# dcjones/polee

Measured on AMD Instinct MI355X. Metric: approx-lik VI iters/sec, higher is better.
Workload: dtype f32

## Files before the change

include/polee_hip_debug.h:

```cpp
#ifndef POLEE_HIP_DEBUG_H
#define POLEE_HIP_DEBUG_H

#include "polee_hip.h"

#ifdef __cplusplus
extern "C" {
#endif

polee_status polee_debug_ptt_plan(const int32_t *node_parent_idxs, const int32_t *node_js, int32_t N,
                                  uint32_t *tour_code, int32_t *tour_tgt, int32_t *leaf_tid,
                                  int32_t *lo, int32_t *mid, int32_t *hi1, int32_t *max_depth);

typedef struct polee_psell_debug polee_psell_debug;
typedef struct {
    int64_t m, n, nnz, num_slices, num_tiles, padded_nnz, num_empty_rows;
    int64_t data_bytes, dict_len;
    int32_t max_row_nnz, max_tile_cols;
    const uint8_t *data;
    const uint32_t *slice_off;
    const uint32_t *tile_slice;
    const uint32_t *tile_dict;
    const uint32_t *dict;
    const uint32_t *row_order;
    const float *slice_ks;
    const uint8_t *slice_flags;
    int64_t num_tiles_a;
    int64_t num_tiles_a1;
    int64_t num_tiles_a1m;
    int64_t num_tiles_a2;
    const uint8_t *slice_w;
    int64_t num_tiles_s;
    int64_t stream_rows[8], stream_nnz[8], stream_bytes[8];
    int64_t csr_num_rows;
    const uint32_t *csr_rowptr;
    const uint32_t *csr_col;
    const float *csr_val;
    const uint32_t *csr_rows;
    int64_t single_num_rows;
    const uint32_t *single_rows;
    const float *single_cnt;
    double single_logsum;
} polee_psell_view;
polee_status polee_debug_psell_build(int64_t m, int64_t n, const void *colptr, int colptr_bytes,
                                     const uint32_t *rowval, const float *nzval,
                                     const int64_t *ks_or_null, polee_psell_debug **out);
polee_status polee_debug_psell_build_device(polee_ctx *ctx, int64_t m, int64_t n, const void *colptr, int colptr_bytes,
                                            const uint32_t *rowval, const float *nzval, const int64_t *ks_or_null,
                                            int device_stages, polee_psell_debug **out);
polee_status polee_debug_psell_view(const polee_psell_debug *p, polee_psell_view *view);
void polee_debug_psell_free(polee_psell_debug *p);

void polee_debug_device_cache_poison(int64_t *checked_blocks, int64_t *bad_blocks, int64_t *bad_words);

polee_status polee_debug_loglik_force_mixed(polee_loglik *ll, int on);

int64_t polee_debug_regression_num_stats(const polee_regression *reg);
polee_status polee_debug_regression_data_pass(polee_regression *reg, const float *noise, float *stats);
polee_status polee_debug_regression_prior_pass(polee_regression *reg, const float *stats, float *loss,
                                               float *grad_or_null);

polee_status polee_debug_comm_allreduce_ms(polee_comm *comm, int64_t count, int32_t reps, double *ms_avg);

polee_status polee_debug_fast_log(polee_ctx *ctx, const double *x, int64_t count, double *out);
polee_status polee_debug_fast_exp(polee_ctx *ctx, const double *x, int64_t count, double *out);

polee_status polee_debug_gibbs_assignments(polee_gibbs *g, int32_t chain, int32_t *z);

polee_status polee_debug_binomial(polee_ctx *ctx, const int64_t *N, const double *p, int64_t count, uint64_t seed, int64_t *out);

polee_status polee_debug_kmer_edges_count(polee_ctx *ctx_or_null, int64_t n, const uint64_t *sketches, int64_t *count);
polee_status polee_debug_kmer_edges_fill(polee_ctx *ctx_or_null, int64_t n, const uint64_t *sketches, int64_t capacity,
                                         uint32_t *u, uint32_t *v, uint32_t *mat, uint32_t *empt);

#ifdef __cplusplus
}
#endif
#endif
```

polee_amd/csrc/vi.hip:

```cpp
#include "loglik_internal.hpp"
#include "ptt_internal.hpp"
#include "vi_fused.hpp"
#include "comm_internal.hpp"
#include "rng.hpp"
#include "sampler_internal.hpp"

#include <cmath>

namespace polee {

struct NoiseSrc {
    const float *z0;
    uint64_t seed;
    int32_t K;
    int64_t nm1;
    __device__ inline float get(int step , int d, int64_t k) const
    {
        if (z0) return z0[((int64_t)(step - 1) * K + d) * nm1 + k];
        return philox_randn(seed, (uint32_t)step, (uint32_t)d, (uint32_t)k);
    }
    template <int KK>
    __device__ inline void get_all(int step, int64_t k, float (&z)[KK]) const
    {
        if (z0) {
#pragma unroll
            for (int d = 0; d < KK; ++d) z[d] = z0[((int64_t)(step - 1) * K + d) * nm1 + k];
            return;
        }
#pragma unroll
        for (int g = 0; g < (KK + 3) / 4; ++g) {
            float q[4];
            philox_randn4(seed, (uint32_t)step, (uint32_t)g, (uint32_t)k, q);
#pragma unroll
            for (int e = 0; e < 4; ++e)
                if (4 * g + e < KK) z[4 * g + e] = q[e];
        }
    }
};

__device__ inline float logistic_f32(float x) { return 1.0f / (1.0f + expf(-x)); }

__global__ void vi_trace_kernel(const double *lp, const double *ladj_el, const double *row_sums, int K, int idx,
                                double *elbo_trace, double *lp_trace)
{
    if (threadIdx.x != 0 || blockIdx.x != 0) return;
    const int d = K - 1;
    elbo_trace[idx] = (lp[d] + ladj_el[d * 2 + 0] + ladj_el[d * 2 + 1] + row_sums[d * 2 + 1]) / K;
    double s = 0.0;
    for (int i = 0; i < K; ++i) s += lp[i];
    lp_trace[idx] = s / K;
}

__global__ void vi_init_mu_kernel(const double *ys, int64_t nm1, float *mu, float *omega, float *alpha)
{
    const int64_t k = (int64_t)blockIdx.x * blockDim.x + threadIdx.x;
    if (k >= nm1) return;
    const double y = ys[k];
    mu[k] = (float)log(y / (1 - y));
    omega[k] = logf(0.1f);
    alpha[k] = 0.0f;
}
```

· · · · · · ·

> **Assigned task**
Please show every line of the entries above that contains the word "typedef".

> **Task output**
typedef struct polee_psell_debug polee_psell_debug;
typedef struct {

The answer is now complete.